## Wednesday, 1 June 2011

### A Pattern Matching Model

The basic idea behind this section is a simple one.  If tactics patterns are selected at random from a small collection in a bucket, returning them to the bucket as we use them, we will soon learn them all.  If the patterns are selected at random from a large collection, it will take us a long time to learn them all.  If we make some reasonable assumptions, it is possible to estimate the number of patterns from our actual rate of progress.  We are going to be able to make only a rough estimate here, but a rough estimate is better than none at all, or somebody’s wild guess!

I will assume that the patterns are sampled with replacement (see the previous section) from a fixed number of such patterns, and that there is one pattern per problem.  I will also assume that if I know a pattern to the required standard, I can solve p% of problems based on such patterns in under five seconds at the first attempt; and if I do not know the underlying pattern, I will not be able to solve any of the problems in under five seconds.  Clearly, the value of p is going to depend on the difficulty of the problem set.  In the Woolum Experiment, I was able to solve about 75% of the problems in under five seconds when I was practicing them intensively.  This dropped to 67% in some cases when the repetitions became further apart, and I would not do so well with new problems sharing the same underlying patterns.  I believe that a reasonable value for p here is 60%.

Suppose that I am able to solve q% of the problems in under five seconds at the first attempt.  The fraction of the patterns that I know is then q% / p%.  If M selections are made from a bucket containing N patterns, the previous section tells us that the fraction of the patterns that I know will also be given by:

1 - (1 - 1/N)M

On my first pass through batch A, I got 29.55% of the problems right, and on my first pass of batch F, I got 44.70% of the problems right.  Let M be the number of problems that I had already learned when I started batch A.  I would then have learned M+5*132 problems when I started batch F.  We get two equations:

1 - (1 - 1/N)M = 29.55% / 60% = 0.4925
1 - (1 - 1/N)M+660 = 44.70% / 60% = 0.7450

Solving these equations gives M = 650 and N = 959.  The fraction of the patterns that I knew after learning all the 6*132 problems in Woolum is given by:

1 - (1 - 1/N)M+792 = 0.7778

The number of the patterns in Woolum’s bucket that I knew at the start of the experiment is therefore 959 * 0.4925 = 473, and the number that I knew at the end is 959 * 0.7778 = 746, so Woolum taught me 274 patterns.  The number of distinct patterns in Woolum is given by:

N*(1 - (1 - 1/N)792) = 539

The percentage of distinct patterns is 539 * 100% / 792 = 68%.  These numbers all look plausible, so this simple model is probably close to the truth.  However, it is possible that some of my improvement was not pattern specific, which would increase the estimated value of N.

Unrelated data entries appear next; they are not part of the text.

### video-based-gait-analysis-for-dementia_amd/csrc/kernels.h

```cpp
#pragma once
#include <hip/hip_runtime.h>
#include <stdint.h>

#include <initializer_list>
#include <mutex>
#include <string>
#include <tuple>
#include <utility>
#include <vector>

#ifdef GRNET_ABLATION
#include <cstdlib>
#define GRNET_AB(name, dflt) (getenv("GRNET_" #name) ? atoi(getenv("GRNET_" #name)) : (dflt))
#define GRNET_AB_F(name, dflt) (getenv("GRNET_" #name) ? atof(getenv("GRNET_" #name)) : (dflt))
#define GRNET_AB_SET(name) (getenv("GRNET_" #name) != nullptr)
#define GRNET_AB_STR(name) getenv("GRNET_" #name)
#else
#define GRNET_AB(name, dflt) (dflt)
#define GRNET_AB_F(name, dflt) (dflt)
#define GRNET_AB_SET(name) false
#define GRNET_AB_STR(name) (static_cast<const char*>(nullptr))
#endif

#define GRK_TRY(expr) do { hipError_t _e = (expr); if (_e != hipSuccess) return _e; } while (0)
// ... 179 lines not shown
    const float* shape_b;
    const float* cam_w;
    const float* cam_b;
};
hipError_t launch_head_tail(const float* pool_ws, bool range_stats , float* plf, float* csf, TailWeights w, float* rot6d, float* shape, float* cam,
                            float* rotmat, float* theta, int N, hipStream_t s);
hipError_t launch_head_tail_from_feats(const float* plf, const float* csf, TailWeights w, float* rot6d, float* shape, float* cam, float* rotmat,
                                       float* theta, int N, hipStream_t s);
hipError_t launch_rot6d_to_rotmat(const float* x, float* R, int m, hipStream_t s);
hipError_t launch_rotmat_to_aa(const float* R, float* aa, int m, hipStream_t s);
size_t softmax_pool_ws_floats(int N);
constexpr int kPoolStatsFloats = 7 * 24 * 2;
constexpr int kPoolSplit = 7;

constexpr int kBlendK = 220;
constexpr int kSmplWsFloatsPerFrame = 288 + kBlendK;
struct SmplTables {
    const float* blend;
    const int* skin_idx;
    const float* skin_w;
    int skin_k;
    const float* J_template;
    const float* J_shapedirs;
    const float* lbs_weights;
    const int* thorax_idx;
    const float* thorax_w;
    int thorax_n;
    const int* parents;
    int extra_ptr[10];
    const int* extra_idx;
    const float* extra_w;
};
hipError_t launch_smpl(const float* betas, const float* rotmat, const float* cam, SmplTables t, float* A_ws,
                       float* verts, float* kp3d, float* kp2d, int N, hipStream_t s);

constexpr int kOneEuroBlock = 32;
struct OneEuroCoef { float a_d, one_minus_a_d, two_pi, min_cutoff, beta; };
hipError_t launch_one_euro(const float* x, int ld, int T, OneEuroCoef c, float* xhat, hipStream_t s);
hipError_t launch_aa_to_rotmat(const float* aa, float* R, int m, const float* betas0, float* betas_out, int nb, hipStream_t s);
int smooth_joint_count(int kind);
hipError_t launch_smpl_joints54(const float* kp29, const float* verts, SmplTables t, int kind, float* joints, int n, hipStream_t s);

constexpr int kJregMaxRows = 64;
constexpr int kJregSlices = 27;
constexpr int kJregChunks = 16;
size_t joint_regress_pack_floats(int jout);
size_t joint_regress_workspace_floats(int jout, int max_frames);
void joint_regress_pack(const float* W , int jout, float* out );
hipError_t launch_joint_regress(const float* verts, const float* wpack, int jout, float* partial, float* joints, int n, hipStream_t s);

constexpr int kRasterSlots = 16;
constexpr int kRasterMaxDim = 4096;
constexpr int kRasterSnapBits = 8;
constexpr int kRasterCoordLimit = 1 << 28;
struct RasterView { float M[9]; int H, W; };
struct RasterMesh {
    const int* faces;
    const int* vf_off;
    const int* vf_idx;
    int n_verts, n_faces;
};
struct RasterWork {
    float* q;
    int* xy;
    float* z;
    float* nrm;
    int* bbox;
// ... 115 lines not shown
```

Measured before the change: 4535.
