__device__ __forceinline__ uint32_t head_len(const EncodeParams& P, const ItemMeta& m, bool head) {
  if (is_index(P)) return 1 + leb_len(m.vo) + leb_len(m.vl) + leb_len(m.seq) + leb_len(m.klen);
  return 1 + leb_len(m.seq) + (head ? leb_len(m.klen) : leb_len(m.sh) + leb_len(m.klen - m.sh));
}

__device__ __forceinline__ uint64_t item_record_len(const EncodeParams& P, const ItemMeta& m, bool head) {
  uint64_t rec = head_len(P, m, head) + m.klen - (head ? 0 : m.sh);
  if (!is_index(P) && !is_tombstone(m.vt)) rec += leb_len(m.vl) + (uint64_t)m.vl;
  return rec;
}

template <class D>
__device__ __forceinline__ uint32_t put_leb(D* dst, uint32_t pos, uint64_t v) {
  while (v >= 0x80) {
    dst[pos++] = (uint8_t)(v | 0x80);
    v >>= 7;
  }
  dst[pos++] = (uint8_t)v;
  return pos;
}

struct RecordCopy {
  SpanCopy<2> key;
  SpanCopy<5> val;
  uint32_t dpos;
  __device__ __forceinline__ void issue(const EncodeParams& P, const ItemMeta& m, bool head, uint32_t dpos_) {
    dpos = dpos_;
    const uint32_t kfrom = head ? 0 : m.sh;
    const uint32_t kpos = dpos_ + head_len(P, m, head);
    key.load(P.it.keys + m.ko + kfrom, m.klen - kfrom, kpos);
    const bool has_val = !is_index(P) && !is_tombstone(m.vt);
    const uint32_t vpos = kpos + m.klen - kfrom + leb_len(m.vl);
    val.load(P.it.vals + (has_val ? m.vo : 0), has_val ? m.vl : 0, vpos);
  }
  template <class D>
  __device__ __forceinline__ void store(const EncodeParams& P, const ItemMeta& m, bool head, D* dst) const {
    uint32_t pos = dpos;
    if (is_index(P)) {
      dst[pos++] = 0;
      pos = put_leb(dst, pos, m.vo);
      pos = put_leb(dst, pos, m.vl);
      pos = put_leb(dst, pos, m.seq);
      put_leb(dst, pos, m.klen);
    } else {
      dst[pos++] = (uint8_t)m.vt;
      pos = put_leb(dst, pos, m.seq);
      if (head) {
        put_leb(dst, pos, m.klen);
      } else {
        pos = put_leb(dst, pos, m.sh);
        put_leb(dst, pos, m.klen - m.sh);
      }
      if (!is_tombstone(m.vt)) put_leb(dst, key.d + key.n, m.vl);
    }
    key.store(dst);
    val.store(dst);
  }
};

template <class D>
__device__ __forceinline__ void store_le(D* dst, uint32_t pos, uint64_t v, uint32_t n) {
  for (uint32_t k = 0; k < n; ++k) dst[pos + k] = (uint8_t)(v >> (8 * k));
}

__device__ __forceinline__ uint32_t key_bucket(const EncodeParams& P, uint64_t ko, uint32_t klen, uint32_t buckets) {
  const uint64_t ka = (uint64_t)(uintptr_t)P.it.keys + ko;
  const uint8_t* kb = reinterpret_cast<const uint8_t*>(ka & ~15ULL);
  const uint32_t kq = (uint32_t)(ka & 15);
  const uint64_t h = xxh3_64_any(klen, BaseReader8{kb, kq}, BaseReader64{kb, kq});
  return (uint32_t)(h % buckets);
}

__device__ __forceinline__ uint32_t bucket_byte(uint32_t lo, uint32_t hi) {
  return lo == 0xFFFFFFFFu ? kHashFree : (lo == hi ? lo : kHashConflict);
}

__device__ __forceinline__ void write_trailer_bytes(uint8_t* dst, uint32_t tp, uint32_t ri, uint32_t step,
                                                    uint32_t bin_len, uint32_t bin_off, uint32_t hash_w,
                                                    uint32_t hash_off, uint32_t items) {
  const int lane = threadIdx.x & 63;
  if (lane >= (int)kTrailerLen) return;
  uint32_t v;
  const int k = lane;
  if (k == 0) v = ri;
  else if (k == 1) v = step;
  else if (k < 6) v = bin_len >> (8 * (k - 2));
  else if (k < 10) v = bin_off >> (8 * (k - 6));
  else if (k < 14) v = hash_w >> (8 * (k - 10));
  else if (k < 18) v = hash_off >> (8 * (k - 14));
  else if (k == 18) v = 1;
  else if (k < 27) v = 0;
  else v = items >> (8 * (k - 27));
  dst[tp + k] = (uint8_t)v;
}

__device__ __forceinline__ void write_header_bytes(uint8_t* dst, uint32_t hp, uint32_t type, uint64_t ck_lo,
                                                   uint64_t ck_hi, uint32_t plen) {
  uint64_t w0 = 0x034D534CULL | ((uint64_t)type << 32) | (ck_lo << 40);
  uint64_t w1 = (ck_lo >> 24) | (ck_hi << 40);
  uint64_t w2 = (ck_hi >> 24) | ((uint64_t)plen << 40);
  uint64_t w3 = ((uint64_t)plen >> 24) | ((uint64_t)plen << 8);
  auto r64 = [&](uint32_t o) -> uint64_t {
    const uint32_t q = o >> 3, sft = (o & 7) * 8;
    const uint64_t a = q == 0 ? w0 : q == 1 ? w1 : q == 2 ? w2 : w3;
    const uint64_t b = q == 0 ? w1 : q == 1 ? w2 : q == 2 ? w3 : 0;
    return sft ? (a >> sft) | (b << (64 - sft)) : a;
  };
  auto r8 = [&](uint32_t o) -> uint32_t { return (uint32_t)(r64(o) & 0xFF); };
  uint64_t hlo, hhi;
  xxh3_128_short(29, r8, r64, hlo, hhi);
  const int lane = threadIdx.x & 63;
  if (lane < 29) dst[hp + lane] = (uint8_t)r8(lane);
  else if (lane < 33) dst[hp + lane] = (uint8_t)((uint32_t)hlo >> (8 * (lane - 29)));
}
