void decode_column_scan(const uint32_t* bits, uint32_t ncols, size_t n, uint32_t* period) {
  const uint32_t R = (uint32_t)std::min<size_t>(COL_P_MAX, n);
  for (uint32_t c = 0; c < ncols; c++) {
    const uint32_t w = bits[c];
    uint32_t P = COL_GENERAL;
    if (!(w & SCAN_GENERAL)) {
      if (!(w & SCAN_NONZERO)) P = 0;
      else {
        P = R;
        for (uint32_t k = 0; (1u << k) < R; k++)
          if (!(w & (1u << k))) { P = 1u << k; break; }
      }
    }
    period[c] = P;
  }
}



#ifndef CE_WAVES_CFG
#define CE_WAVES_CFG 3
#endif
#if CE_WAVES_CFG
#define CE_OCC __attribute__((amdgpu_waves_per_eu(CE_WAVES_CFG, CE_WAVES_CFG)))
#else
#define CE_OCC
#endif
template <bool POSE, bool RM, int PART = 0>
__device__ __forceinline__ void constraint_eval_body(const fe* __restrict__ lde, const fe* __restrict__ roots,
                                                     int roots_shift, const fe* __restrict__ pertab,
                                                     const fe* __restrict__ bm, const ProofConsts* __restrict__ K,
                                                     const DerivedConsts* __restrict__ D, const fe* __restrict__ xinv,
                                                     fe* __restrict__ out, int split,
                                                     const fe* __restrict__ pose_part = nullptr) {
  const AirDevice& c_air = K->air;
  const CeParams& c_ce = K->ce;
  const size_t ce = c_ce.ce, N = c_ce.N;
  const size_t k = (size_t)blockIdx.x * blockDim.x + threadIdx.x;
  if (k >= ce) return;
  const bool by_pos = split && N <= 2 * ce;
  const size_t i = by_pos ? lde_row(k, N, 1) / (N / ce) : k;
  const size_t r0 = by_pos ? k : lde_pos(i * (N / ce), N, split);
  const size_t r1 = lde_pos((i * (N / ce) + c_ce.blowup) & (N - 1), N, split);
  auto cur = [&](int c) { return lde[(size_t)c * N + r0]; };
  auto nxt = [&](int c) { return lde[(size_t)c * N + r1]; };
  fe x = fe_mul(fe{3, 0}, roots[i << roots_shift]);
  const size_t per_period = ce / (c_ce.n / 32);
  const fe* per = pertab + (i % per_period) * 31;
  if (PART == 1) {
    out[i] = air_transition_sum<POSE, RM, 1>(c_air, cur, nxt, per, fe_zero(), K->alpha, D->pose_k, D->apre);
    return;
  }
  const size_t blow = ce / c_ce.n;
  const fe xn_inv = c_ce.xn_inv[i % blow];
  fe x_gl = fe_sub_sel(x, c_ce.gl);
  fe xn_m1 = c_ce.xn_m1[i % blow];
  fe p_last = fe_mul(fe_mul(c_ce.lagr, xn_m1), xinv[i]);
  fe tsum = air_transition_sum<POSE, RM, PART>(c_air, cur, nxt, per, p_last, K->alpha, D->pose_k, D->apre);
  if (PART == 2) tsum = fe_add(tsum, pose_part[i]);
  uint32_t bacc[9] = {0, 0, 0, 0, 0, 0, 0, 0, 0};
  const uint32_t nb = c_ce.n_bcols;
  for (uint32_t u = 0; u < nb; u++) mul_acc(cur((int)c_ce.bcol[u]), bm[(size_t)u * ce + i], bacc);
  fe bsum2 = fe_sub_sel(reduce288(bacc), bm[(size_t)nb * ce + i]);
  fe v = fe_add_sel(fe_mul(tsum, x_gl), bsum2);
  out[i] = fe_mul(v, xn_inv);
}

#ifndef CE_POSE_WAVES_CFG
#define CE_POSE_WAVES_CFG 3
#endif
#if CE_POSE_WAVES_CFG
#define CE_POSE_OCC __attribute__((amdgpu_waves_per_eu(CE_POSE_WAVES_CFG, CE_POSE_WAVES_CFG)))
#else
#define CE_POSE_OCC
#endif
template <bool RM>
__global__ __launch_bounds__(256) CE_OCC void constraint_eval_kernel(const fe* __restrict__ lde, const fe* __restrict__ roots,
                                                                    int roots_shift, const fe* __restrict__ pertab,
                                                                    const fe* __restrict__ bm,
                                                                    const ProofConsts* __restrict__ K,
                                                                    const DerivedConsts* __restrict__ D,
                                                                    const fe* __restrict__ xinv, fe* __restrict__ out,
                                                                    int split) {
  constraint_eval_body<false, RM>(lde, roots, roots_shift, pertab, bm, K, D, xinv, out, split);
}
__global__ __launch_bounds__(256) CE_POSE_OCC void constraint_eval_pose_part_kernel(
    const fe* __restrict__ lde, const fe* __restrict__ roots, int roots_shift, const fe* __restrict__ pertab,
    const fe* __restrict__ bm, const ProofConsts* __restrict__ K, const DerivedConsts* __restrict__ D,
    const fe* __restrict__ xinv, fe* __restrict__ pose_part, int split) {
  constraint_eval_body<true, false, 1>(lde, roots, roots_shift, pertab, bm, K, D, xinv, pose_part, split);
}
template <bool RM>
__global__ __launch_bounds__(256) CE_OCC void constraint_eval_pose_kernel(const fe* __restrict__ lde, const fe* __restrict__ roots,
                                                                  int roots_shift, const fe* __restrict__ pertab,
                                                                  const fe* __restrict__ bm,
                                                                  const ProofConsts* __restrict__ K,
                                                                  const DerivedConsts* __restrict__ D,
                                                                  const fe* __restrict__ xinv, fe* __restrict__ out,
                                                                  int split, const fe* __restrict__ pose_part) {
  constraint_eval_body<true, RM, 2>(lde, roots, roots_shift, pertab, bm, K, D, xinv, out, split, pose_part);
}

constexpr int INV_PTS = 16;
__device__ inline fe coset_den(const fe* __restrict__ roots, size_t i, int shift, fe a1, fe a2, int two) {
  const fe x = fe_mul(fe{3, 0}, roots[i << shift]);
  fe d = fe_sub(x, a1);
  if (two) d = fe_mul(d, fe_sub(x, a2));
  return d;
}
__global__ __launch_bounds__(256) void coset_inv_kernel(const fe* __restrict__ roots, int shift, fe a1, fe a2, int two,
                                                        fe* __restrict__ out) {
  const size_t T = (size_t)gridDim.x * blockDim.x;
  const size_t i0 = (size_t)blockIdx.x * blockDim.x + threadIdx.x;
  fe pre = coset_den(roots, i0, shift, a1, a2, two);
  for (int k = 1; k < INV_PTS; k++) {
    out[i0 + k * T] = pre;
    pre = fe_mul(pre, coset_den(roots, i0 + k * T, shift, a1, a2, two));
  }
  fe inv = fe_inv(pre);
  for (int k = INV_PTS - 1; k > 0; k--) {
    const fe p = out[i0 + k * T];
    out[i0 + k * T] = fe_mul(inv, p);
    inv = fe_mul(inv, coset_den(roots, i0 + k * T, shift, a1, a2, two));
  }
  out[i0] = inv;
}
static void launch_coset_inv(const fe* d_roots, int shift, size_t M, fe a1, fe a2, int two, fe* d_out, hipStream_t s) {
  const size_t threads = std::min<size_t>(256, M / INV_PTS);
  coset_inv_kernel<<<(unsigned)(M / (threads * INV_PTS)), (unsigned)threads, 0, s>>>(d_roots, shift, a1, a2, two, d_out);
}
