# leonsick/depthg

Measured on AMD Instinct MI355X. Metric: correlation-loss steps/sec at B=32,C=384,28x28 (fwd+bwd, per-GPU batch 32), higher is better.
Workload: dtype bf16 (feats) / f16 (code) MFMA inputs, f32 accumulate

## Files before the change

depthg_amd/csrc/dg_api_corr.hip:

```cpp
#include "dg_api.h"
#include "dg_corr_args.h"
#include "dg_taps.h"

static unsigned long long* g_prof_span = nullptr;
extern "C" int dg_prof_main_span(void* span) { g_prof_span = static_cast<unsigned long long*>(span); return DG_OK; }

enum class Prep { Small, Dense, General };
enum class Sampler { Plane, ChannelLast };
enum class MainKernel { Small, Corr2, CorrMain };
enum class Depth { None, Job, GsBlocks, GsOwnLaunch };
enum class Hist { Rows, Blobs };
enum class Masks { None, Sampled, DenseRaw, DenseSplit };

struct PairSet {
    int op;
    int neg;
    bool mapped;
    float shift;
    int slot_loss, slot_cd;
    float fin_scale;
    int gidx, csel, dest;
    float factor;
};
struct Operand {
    int srcsel;
    int cset;
    int map;
};

struct Plan {
    int B, C, D, h, w, hc, wc, S, Sh, P, Ppad, KF, KD, C4, D4, N, T, nops, rf, nrb;
    bool shared, depth, grad, pointwise;
    Prep prep;
    Sampler sampler;
    MainKernel main;
    Masks masks;
    Hist hist;
    bool fold;
    bool half;
    Depth depth_run;
    int nsplit;
    int dep_nrb;
    float lo, hi;
    float shift_depth;
    float inv_numel;
    float grad_f, grad_fn;
    int blob, blob_off_c;
    PairSet ps[DG_MAX_NEG + 2];
    Operand ops[DG_MAX_NEG + 2];
    bool gr_on;
    int gr_nkeys, gr_cpb, gr_blocks_per_image;
    int8_t gr_key[DG_MAX_JOBS], gr_first[DG_MAX_JOBS];
    int32_t gr_nblk[DG_MAX_JOBS];
    size_t nhwc_f[2], nhwc_c[2];
    size_t rows_f[DG_MAX_NEG + 2], rows_c[DG_MAX_NEG + 2];
    size_t op[DG_MAX_NEG + 2], inv[DG_MAX_NEG + 2], colpart[DG_MAX_NEG + 2], bbar[DG_MAX_NEG + 2];
    size_t ccolpart[DG_MAX_NEG + 2], csum[DG_MAX_NEG + 2], bsplit[DG_MAX_NEG + 2];
    size_t rvec[DG_MAX_NEG + 2], rimg[DG_MAX_NEG + 2];
    size_t nz, nzsum;
    size_t dRA[DG_MAX_NEG + 3], dRB[DG_MAX_NEG + 2];
    size_t part[DG_MAX_NEG + 3];
    size_t comb[2], scratch_out, taps, gbuf[DG_MAX_NEG + 2];
    size_t ticket;
    size_t maskbits[DG_MAX_NEG + 2];
    size_t clo[2];
    size_t gr_list, gr_count, gr_rank;
    size_t dRA2[DG_MAX_NEG + 2], dRBs[DG_MAX_NEG + 2], dRB2[DG_MAX_NEG + 2][2], dRBm[DG_MAX_NEG + 2], part4, om;
    size_t total;

    bool small() const { return prep == Prep::Small; }
    bool dense() const { return prep == Prep::Dense; }
    bool plane() const { return sampler == Sampler::Plane; }
    bool has_masks() const { return masks != Masks::None; }
    bool depth_in_gs() const { return depth_run == Depth::GsBlocks || depth_run == Depth::GsOwnLaunch; }
    bool dense_masks() const { return masks == Masks::DenseRaw || masks == Masks::DenseSplit; }
    bool intra_symmetric() const { return !pointwise || fold; }
    const int64_t* batch_map(int k, const int64_t* perms) const {
        return k < 0 ? nullptr : reinterpret_cast<const int64_t*>(reinterpret_cast<uintptr_t>(perms) + (size_t)k * B * sizeof(int64_t));
    }
    const int64_t* map_of(int t, const int64_t* perms) const { return batch_map(ps[t].mapped ? ps[t].neg : -1, perms); }
};

static inline float* f32(char* ws, size_t off) { return reinterpret_cast<float*>(ws + off); }

#define FOLD_STASH_OFF (5 * 1024)
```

The problems in Bain are easier than those in Woolum, so I believe that p = 75% is more reasonable for Bain.  I got 17.19% right on my first pass through batches A+B, and 49.23% right on my first pass through batches E+F.  An analogous calculation to that above gives M = 74 and N = 332.  The number of patterns that I knew at the start and end of Bain come out at 74 and 248 respectively, so I learned 174 patterns.  The number of distinct patterns in Bain comes out at 226.  The percentage of distinct patterns is 226 * 100% / 388 = 58%.

It is reasonable to assume that all the patterns that I learned from Bain’s bucket are also present in Woolum’s bucket, and that I initially knew the same proportion of patterns in both buckets when I started Bain.  The Bain data then implies that I knew 394 patterns from Woolum’s bucket when I finished Bain, which compares reasonably well with the 473 patterns implied by the Woolum data, so the numbers are about as consistent as we can expect here.

The main conclusions of this section are that the Woolum results can be explained if the patterns underlying the problems were randomly selected from about 1,000 such patterns; and the Bain results explained if the underlying patterns were randomly selected from about a third of these patterns.